Many chronicles include reports of fiery stones—typically, these are probably comets—which are then related to significant historical events. The Hartmann Schedel’s Liber chronicarum, typically referred to as the Nuremberg Chronicle, contains a number of images of comets (the BSB’s beautiful color copy is available here).
One of the more famous images comes from the Bayeux Tapestry, where we see a group of onlookers marveling at a comet streaking across the sky (typically, this is understood to be Halley’s Comet):
The earliest datable and surviving meteorite crashed to the ground on 7 November 1492 near Ensisheim. It immediately became a set piece in Sebastian Brant’s political rhetoric. Brant enlisted the meteor in support of Emperor Maximilian’s efforts to unite the empire under his control and interpreted it as evidence of the Emperor’s success in his struggles against the French.
In Albrecht Dürer’s famous Melancholia a comet can be seen shooting across the sky (there is a digital version of Dürer’s Melancholia at the BL).
Every time a comet appeared, astrologers and other experts rushed to compose texts that promised to reveal what the comet meant. In 1468 and again in 1472 the Polish astrologer Martin Bylica along with numerous other astrologers across Europe wrote judicia that they dedicated to local princes and kings. Bylica dedicated his to the Hungarian king, Matthias Corvinus, and ensured him both times that these comets augured well for his military struggles with, first, the Bohemians and, second, the Austrians. Comets and other portentous phenomena graced the title pages of numerous pamphlets. Again, many of these are comets rather than meteors. In some cases, it is difficult to know what the author witnessed. Johannes Virdung’s Ußlegung und erclerung der wunderbarlichen kunftigen erschrocklichen ding … den mann Comet nent (from the copy at the BSB) is a typical example of this.

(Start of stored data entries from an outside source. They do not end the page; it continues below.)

int64_t interpol_scatter_workspace(const interpol_problem *p, int32_t count_only);
int interpol_pull(const interpol_problem *p, const void *vol, const void *grid, void *val, void *stream);
int64_t interpol_pull_workspace(const interpol_problem *p);
int interpol_pull_ws(const interpol_problem *p, const void *vol, const void *grid, void *val, void *workspace, int64_t workspace_bytes, void *stream);
int interpol_grad_ws(const interpol_problem *p, const void *vol, const void *grid, void *val, void *workspace, int64_t workspace_bytes, void *stream);
int interpol_push(const interpol_problem *p, const void *val, const void *grid, void *vol,
                  void *scratch, int64_t scratch_bytes, void *stream);
int interpol_count(const interpol_problem *p, const void *grid, void *vol,
                   void *scratch, int64_t scratch_bytes, void *stream);
int interpol_grad(const interpol_problem *p, const void *vol, const void *grid, void *val, void *stream);
int interpol_pushgrad(const interpol_problem *p, const void *val, const void *grid, void *vol,
                      void *scratch, int64_t scratch_bytes, void *stream);
int interpol_hess(const interpol_problem *p, const void *vol, const void *grid, void *val, void *stream);

int interpol_pull_backward(const interpol_problem *p, const void *grad_out, const void *vol, const void *grid,
                           void *grad_vol, void *grad_grid, void *scratch, int64_t scratch_bytes, void *stream);
int interpol_push_backward(const interpol_problem *p, const void *grad_vol_out, const void *val, const void *grid,
                           void *grad_val, void *grad_grid, void *stream);
int interpol_count_backward(const interpol_problem *p, const void *grad_vol_out, const void *grid,
                            void *grad_grid, void *stream);
int interpol_push_backward_ws(const interpol_problem *p, const void *grad_vol_out, const void *val, const void *grid,
                              void *grad_val, void *grad_grid, void *workspace, int64_t workspace_bytes, void *stream);

int64_t interpol_affine_backward_workspace(const interpol_problem *p);
int interpol_pull_backward_affine(const interpol_problem *p, const void *grad_out, const void *vol,
                                  const void *mat, void *grad_mat,
                                  void *workspace, int64_t workspace_bytes, void *stream);
int interpol_push_backward_affine(const interpol_problem *p, const void *grad_vol_out,
                                  const void *val , const void *mat, void *grad_mat,
                                  void *workspace, int64_t workspace_bytes, void *stream);

int interpol_compose(const interpol_problem *p, const void *left, const void *right, void *out, void *stream);
int interpol_compose_backward_right(const interpol_problem *p, const void *grad_out, const void *left, const void *right,
                                    void *grad_right, void *stream);

int interpol_jacobian(const interpol_problem *p, const void *disp, void *out, int det_only, int add_identity, void *stream);
int interpol_jacdet_backward_field(const interpol_problem *p, const void *grad_out, const void *disp, void *gfield, void *stream);

int interpol_regulariser(const interpol_problem *p, const void *field, void *out, double absolute, double membrane, double bending,
                         const double *voxel_size, void *stream);
int64_t interpol_regulariser_energy_workspace(const interpol_problem *p);
int interpol_regulariser_energy(const interpol_problem *p, const void *field, void *energy, double absolute, double membrane,
                                double bending, const double *voxel_size, void *workspace, int64_t workspace_bytes, void *stream);

int64_t interpol_regulariser_solve_workspace(const interpol_problem *p, int hessian_components);
int interpol_regulariser_solve(const interpol_problem *p, const void *gradient, const void *hessian, int hessian_components,
                               int64_t hessian_batch_stride, void *solution, double absolute, double membrane, double bending,
                               const double *voxel_size, int max_iter, double tolerance, void *info ,
                               void *workspace, int64_t workspace_bytes, void *stream);

int64_t interpol_ssd_workspace(const interpol_problem *p);
int interpol_ssd(const interpol_problem *p, const void *moving, const void *fixed, const void *disp, const void *weight ,
                 void *loss, void *gradient, void *hessian, int hessian_kind, int64_t weight_batch_stride,
                 int64_t gradient_batch_stride, int64_t hessian_batch_stride, void *workspace, int64_t workspace_bytes, void *stream);

int64_t interpol_ssd_affine_workspace(const interpol_problem *p);
int interpol_ssd_affine(const interpol_problem *p, const void *moving, const void *fixed, const void *mat, const void *weight ,
                        void *loss, void *gradient, void *hessian, int with_hessian, int64_t mat_batch_stride,
                        int64_t weight_batch_stride, void *workspace, int64_t workspace_bytes, void *stream);

int64_t interpol_mi_affine_workspace(const interpol_problem *p, int bins);
int interpol_mi_affine(const interpol_problem *p, const void *moving, const void *fixed, const void *mat, const void *weight ,
                       const void *ranges, void *loss, void *gradient, void *hessian, void *histogram , int with_hessian,
                       int bins, int64_t mat_batch_stride, int64_t weight_batch_stride, void *workspace, int64_t workspace_bytes,
                       void *stream);

int64_t interpol_lcc_workspace(const interpol_problem *p);
int interpol_lcc(const interpol_problem *p, const void *moving, const void *fixed, const void *disp, const void *weight ,
                 void *loss, void *gradient, void *hessian, int hessian_kind, const int *window, double eps,
                 int64_t weight_batch_stride, int64_t gradient_batch_stride, int64_t hessian_batch_stride, void *workspace,
                 int64_t workspace_bytes, void *stream);

int64_t interpol_push_bricks_workspace(const interpol_problem *p);
int interpol_push_bricks(const interpol_problem *p, const void *val, const void *grid, void *vol,
                         void *workspace, int64_t workspace_bytes, void *stream);

int interpol_pull_labels(const interpol_problem *p, const void *vol, const void *grid, void *val, void *stream);

int interpol_resample_1d(int32_t dtype, int32_t lin_dtype, int32_t order, int32_t bound, int32_t extrapolate, int32_t mode,
                         int32_t adjoint, int64_t outer, int64_t n_samples, int64_t n_lattice, int64_t inner,
                         const void *src, const void *lin, void *dst, void *stream);
int32_t interpol_resample_1d_gathers(int32_t dtype, int64_t n_samples, int64_t inner);

int interpol_spline_filter(void *data, int32_t dtype, int64_t outer, int64_t n, int64_t inner,
                           int32_t bound, int32_t order, void *stream);
int interpol_spline_filter_to(const void *src, void *data, int32_t dtype, int64_t outer, int64_t n, int64_t inner,
                              int32_t bound, int32_t order, void *stream);

int32_t interpol_host_bound_index(int32_t bound, int32_t i, int32_t n);
int32_t interpol_host_bound_sign(int32_t bound, int32_t i, int32_t n);
double  interpol_host_weight(int32_t order, double x, int32_t which);
float   interpol_host_weight_f32(int32_t order, float x, int32_t which);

In every case, these celestial phenomena were analyzed to reveal either their role in shaping history, in the case of the chronicles, or for their influence on contemporary society, in the case of Brant and many of the pamphlets in the sixteenth century. Celestial phenomena were always overflowing with meaning and significance. While we draw different meaning from today’s meteor, we are no less interested in it.
While we probably should take Elly’s suggestion and forge a sword, we would be arriving late to the swords-forged-from-meteors party. Not only is King Arthur’s Excalibur purportedly forged from a meteor (for example, in Marion Zimmerman Bradly’s The Sword of Avalon), Marvel Comic’s Ebony Blade was carved from a meteor for the Black Knight. And then, more recently, Harvey Abramowitz, an engineering professor from Purdue University Calumet, apparently forged his own sword from a meteorite.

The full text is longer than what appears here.